Soooo... you're asking if a 286mm disk will fit where a 282mm disk was designed to go... :laugh:



Ok, I suppose I shouldn't laugh, but I do anyway. No is your answer, look at rotors that were designed to go on your car.


----------



## ridgemanron (Sep 27, 2011)

My 2012 Turbo Beetle had the 286X12's on the rears. If your rear calipers/carriers are the same
part numbers as are on my Turbo Beetle, they will fit.
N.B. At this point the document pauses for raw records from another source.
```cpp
__device__ __forceinline__ int wave_uniform_i32(int x) { return __builtin_amdgcn_readfirstlane(x); }
__device__ __forceinline__ long long wave_uniform_i64(long long x) {
  const unsigned lo = (unsigned)__builtin_amdgcn_readfirstlane((int)(unsigned)(x & 0xffffffffll)), hi = (unsigned)__builtin_amdgcn_readfirstlane((int)(x >> 32));
  return (long long)(((unsigned long long)hi << 32) | lo);
}
__device__ __forceinline__ double wave_uniform_f64(double x) {
  int lo, hi;
  asm("v_readfirstlane_b32 %0, %1" : "=s"(lo) : "v"(__double2loint(x)));
  asm("v_readfirstlane_b32 %0, %1" : "=s"(hi) : "v"(__double2hiint(x)));
  return __hiloint2double(hi, lo);
}
template <typename T>
// ... 169 lines not shown
  }
  const double NaN = __builtin_nan("");
#pragma unroll
  for (int k = 0; k < K; k++) {
    const double ang_hi = R[k].have ? la[R[k].i_hi] : NaN, ang_lo = R[k].have ? la[R[k].i_lo] : NaN;
    out[2 * k] = swapped[k] ? ang_lo : ang_hi;
    out[2 * k + 1] = swapped[k] ? ang_hi : ang_lo;
  }
}

enum { VP3_RPCAP = 32 };

template <int MODE, bool UNIFORM>
__device__ __forceinline__ void vp_support_body(const DetectDeviceView& v, const SweepParams& sp, const JobDesc& jd, int j, long long e, bool on, VpChunk* ch) {
  int rp = 0, y = 0;
  if (on) {
    int local = (int)e - jd.vp_off;
    on = local < jd.RP * jd.Y;
    rp = local / jd.Y; y = local - rp * jd.Y;
  }
  double vpx[3] = {0, 0, 0}, vpy[3] = {0, 0, 0};
  if (on) {
    const RpPose* pose = v.rp + jd.rp_off + rp;
    double cy = v.yaw_cos[jd.yaw_off + y], sy = v.yaw_sin[jd.yaw_off + y];
    const double* A = pose->KinvR;
    double d[3][3] = {{cy, sy, 0.0}, {-sy, cy, 0.0}, {0.0, 0.0, 1.0}};
#pragma unroll
    for (int k = 0; k < 3; k++) {
      double h0 = (A[0] * d[k][0] + A[1] * d[k][1]) + A[2] * d[k][2];
      double h1 = (A[3] * d[k][0] + A[4] * d[k][1]) + A[5] * d[k][2];
      double h2 = (A[6] * d[k][0] + A[7] * d[k][1]) + A[8] * d[k][2];
      vpx[k] = h0 / h2;
      vpy[k] = h1 / h2;
    }
    if (MODE == 0) {
      double* vout = v.vp + 6 * e;
      vout[0] = vpx[0]; vout[1] = vpy[0]; vout[2] = vpx[1]; vout[3] = vpy[1]; vout[4] = vpx[2]; vout[5] = vpy[2];
    }
  }
  const double* mx = v.mid_x + jd.line_off;
  const double* my = v.mid_y + jd.line_off;
  const double* la = v.line_angle + jd.line_off;
  double b6[6];
  const double thre[3] = {sp.vp12_thre_rad, sp.vp12_thre_rad, sp.vp3_thre_rad};
  const bool swapped[3] = {false, true, true};
  vp_support_multi<(MODE == 0 ? 3 : 2), UNIFORM>(mx, my, la, jd.m, ch, vpx, vpy, thre, swapped, on, b6);
  if (!on) return;
  if (MODE == 1) { const double* t3 = v.bound3 + 2 * ((size_t)j * VP3_RPCAP + rp); b6[4] = t3[0]; b6[5] = t3[1]; }
  double* bout = v.bound + 6 * e;
#pragma unroll
  for (int q = 0; q < 6; q++) bout[q] = b6[q];
}

template <int MODE>
__global__ __launch_bounds__(256) void vp_support_kernel(DetectDeviceView v, SweepParams sp, int vp_total) {
  long long e = xcd_virtual_block() * blockDim.x + threadIdx.x;
  const bool on = e < vp_total;
  const int j = find_job_wave<int>(v.vp_prefix, v.n_jobs, on ? (int)e : vp_total - 1);
  const int ju = wave_uniform_i32(j);
  __shared__ VpChunk chunk[4];
  if (__all(j == ju)) vp_support_body<MODE, true>(v, sp, v.jobs[ju], ju, e, on, &chunk[threadIdx.x >> 6]);
  else vp_support_body<MODE, false>(v, sp, v.jobs[j], j, e, on, nullptr);
}
// ... 75 lines not shown
  unsigned long long valid = __ballot(flag != 0);
  if (valid) {
    int lane = threadIdx.x & 63;
    int j0 = __shfl(j, __ffsll((long long)valid) - 1);
    unsigned long long same = __ballot(flag != 0 && j == j0);
    if (same == valid) {
      if (lane == __ffsll((long long)valid) - 1) atomicAdd(&v.job_valid[j0], __popcll(valid));
    } else if (flag != 0) {
      atomicAdd(&v.job_valid[j], 1);
    }
  }
}

enum { COMPACT_PER = 16 };
enum { CC_TRIP = 4096 };
__global__ __launch_bounds__(256) void candidate_compact_kernel(DetectDeviceView v, SweepParams sp) {
  const int j = blockIdx.x;
  if (j >= v.n_jobs) return;
  __shared__ unsigned char s_flag[CC_TRIP];
  __shared__ int wsum[4];
  const int tid = threadIdx.x, lane = tid & 63, wid = tid >> 6;
  int jd_Y, jd_T, jd_rp_off, jd_yaw_off, jd_vp_off, jd_top_off, n_vp;
  BoxGeomD gd;
  {
    const JobDesc& jd = v.jobs[j];
    jd_Y = jd.Y; jd_T = jd.T; jd_rp_off = jd.rp_off; jd_yaw_off = jd.yaw_off; jd_vp_off = jd.vp_off; jd_top_off = jd.top_off;
    n_vp = jd.RP * jd.Y;
    const BoxGeomD g = box_geom_d(jd.g);
    gd = BoxGeomD{g.left, wave_uniform_f64(g.top), g.right, wave_uniform_f64(g.down),
                  wave_uniform_f64(g.el), wave_uniform_f64(g.et), wave_uniform_f64(g.er), wave_uniform_f64(g.eb)};
  }
  int* out_valid = v.job_valid + j;
  long long* out_cbase = v.job_cbase + j;
  asm volatile("" : "+v"(out_valid), "+v"(out_cbase));
  for (int e = tid; e < n_vp; e += 256) {
    const int rp = e / jd_Y, y = e - rp * jd_Y;
    const RpPose* pose = v.rp + jd_rp_off + rp;
    const double cy = v.yaw_cos[jd_yaw_off + y], sy = v.yaw_sin[jd_yaw_off + y];
    const double* A = pose->KinvR;
    const double d[3][3] = {{cy, sy, 0.0}, {-sy, cy, 0.0}, {0.0, 0.0, 1.0}};
    double* vout = v.vp + 6 * (long long)(jd_vp_off + e);
#pragma unroll
    for (int k = 0; k < 3; k++) {
      const double h0 = (A[0] * d[k][0] + A[1] * d[k][1]) + A[2] * d[k][2];
      const double h1 = (A[3] * d[k][0] + A[4] * d[k][1]) + A[5] * d[k][2];
      const double h2 = (A[6] * d[k][0] + A[7] * d[k][1]) + A[8] * d[k][2];
      vout[2 * k] = h0 / h2;
      vout[2 * k + 1] = h1 / h2;
    }
// ... 38 lines not shown
#pragma unroll
    for (int w = 0; w < 4; w++) { const int x = wsum[w]; if (w < wid) woff += x; total += x; }
    long long pos0 = run + woff;
    const long long sl0 = base + 2ll * r0 + wid * (64 * COMPACT_PER) + lane;
#pragma unroll
    for (int q = 0; q < COMPACT_PER; q++) {
      const unsigned long long bal = __ballot(f[q] != 0);
      if (f[q] != 0) {
        const long long pos = pos0 + __popcll(bal & below);
        v.c_slot[pos] = sl0 + q * 64;
        v.c_flag[pos] = f[q] | (j << CAND_JOB_SHIFT);
      }
      pos0 += __popcll(bal);
    }
    run += total;
    __syncthreads();
  }
  const int n_valid = (int)(run - base);
  if (tid == 0) { *out_valid = n_valid; *out_cbase = base; }
  const int nblk = (n_valid + 255) >> 8;
  if (nblk > 0) {
    __shared__ int s_at;
    if (tid == 0) s_at = atomicAdd(&v.blk_info[0], nblk);
    __syncthreads();
    const int at = s_at, b0 = (int)(base >> 8);
    for (int k = tid; k < nblk; k += 256) {
      const int left = n_valid - 256 * k;
      v.blk_info[2 + 2 * (long long)(at + k)] = b0 + k;
      v.blk_info[3 + 2 * (long long)(at + k)] = left > 256 ? 256 : left;
    }
  }
}

__device__ __forceinline__ int slot_corners(const DetectDeviceView& v, const JobDesc& jd, long long slot, double short_sq_bound, V2 c[8]) {
// ... 1208 lines not shown
    o.camera_pitch_delta = pose.pitch - raw_euler[3 * jd.frame + 1];
  }
  out[e] = o;
}

static inline unsigned grid8(long long n, int bs) {
  long long nb = (n + bs - 1) / bs;
  nb = (nb + 7) / 8 * 8;
  return (unsigned)(nb < 8 ? 8 : nb);
}

void launch_vp_support(const DetectDeviceView& v, const SweepParams& sp, int vp_total, hipStream_t st) {
  if (vp_total <= 0) return;
  vp_support_kernel<0><<<dim3(grid8(vp_total, 256)), dim3(256), 0, st>>>(v, sp, vp_total);
}
void launch_vp_support_only(const DetectDeviceView& v, const SweepParams& sp, int vp_total, hipStream_t st, int rp_max) {
  if (skip_kernel("vp_support")) return;
  if (vp_total <= 0) return;
  const int stride = (rp_max >= 1 && rp_max <= (int)VP3_RPCAP) ? rp_max : (int)VP3_RPCAP;
  hipLaunchKernelGGL(vp3_support_kernel, dim3((unsigned)(((long long)v.n_jobs * stride + 63) / 64)), dim3(64), 0, st, v, sp, stride);
  vp_support_kernel<1><<<dim3(grid8(vp_total, 256)), dim3(256), 0, st>>>(v, sp, vp_total);
}
int vp3_table_doubles_per_job() { return 2 * VP3_RPCAP; }
void launch_vp_points(const DetectDeviceView& v, int vp_total, hipStream_t st) {
  if (vp_total <= 0) return;
  hipLaunchKernelGGL(vp_points_kernel, dim3((vp_total + 255) / 256), dim3(256), 0, st, v, vp_total);
}
void launch_candidates(const DetectDeviceView& v, const SweepParams& sp, long long slot_total, hipStream_t st) {
  if (skip_kernel("candidate")) return;
  if (slot_total <= 0) return;
  hipLaunchKernelGGL(candidate_kernel, dim3(grid8(slot_total, 256)), dim3(256), 0, st, v, sp, slot_total);
}
void launch_candidate_compact(const DetectDeviceView& v, const SweepParams& sp, hipStream_t st) {
  if (skip_kernel("candidate")) return;
  if (v.n_jobs <= 0) return;
  hipLaunchKernelGGL(candidate_compact_kernel, dim3(v.n_jobs), dim3(256), 0, st, v, sp);
// ... 374 lines not shown
```

cube_slam_wu_amd/csrc/detect_types.h:

```cpp
#pragma once
#include <hip/hip_runtime.h>

#include <cstdint>

#include "../../include/cubeslam_hip.h"
#include "cs_geom.h"

namespace cs {

struct JobDesc {
  BoxGeom g;
  int map_w;
  int m;
  int Y;
  int T;
  int RP;
  int down_expand;
  int line_off;
  int yaw_off;
  int top_off;
  int rp_off;
  int vp_off;
  int frame, box, hid;
  long long map_off;
// ... 19 lines not shown
  const double* mid_x; const double* mid_y; const double* line_angle;
  const double* yaw; const double* yaw_cos; const double* yaw_sin;
  const int* top_x;
  const RpPose* rp;
  const double* invK;
  double* vp;
  double* bound;
  double* bound3;
  int* flag;
  int* job_valid;
  long long* job_cbase;
  long long* c_slot;
  double* c_dist; double* c_angle; double* c_skew;
  int* c_flag;
  int* blk_info;
};

struct RankParams {
  double w_angle;
  double w_skew;
  double nominal_skew;
  double max_cut_skew;
  int kmax;
  double short_sq_bound;
};
enum { RANK_KMAX = 8 };

struct RankWinner {
  long long slot;
  double normalized_error, dist_err, angle_err;
// ... 18 lines not shown
  long long* box_base;
  double* p_dist; double* p_angle; double* p_skew; int* p_flag; long long* p_slot;
};

struct RpCarryView {
  int n_frames, NT, YCAP;
  const int* prev_box_of_frame;
  const long long* prev_last_slot;
  const JobDesc* prev_jobs; const int* prev_box_job0; const int* prev_box_njobs;
  const int* job0_of_frame; const int* njobs_of_frame;
  const int* tab_count;
  int* cur_idx;
};
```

I've upgraded my rears to WP PRo Brakes
322X12, using the same OEM calipers/carriers, but needed a custom adaptor that WP supplies with
their upgrade kit.

If you want to, ask your VW parts dept if your rear brakes utilize the following caliper and carrier numbers.
If they do, the 286X12's will fit without modification:
Rear - Right Side - Carrier - 5K0615426A Rear - Left Side - Carrier - 5K0615425A 
Rear - Right Side - Caliper - 5K0615424A Rear - Left Dide - Caliper - 5K0615423A

Just for the record, the units for my car are painted red to match the front calipers that came with the 
Turbo Beetle. I know many other VW models use the same size components but perhaps they also come
in silver for other cars. In either case, if the numbers I listed are compatible, you would be good to go
if ordering them.


----------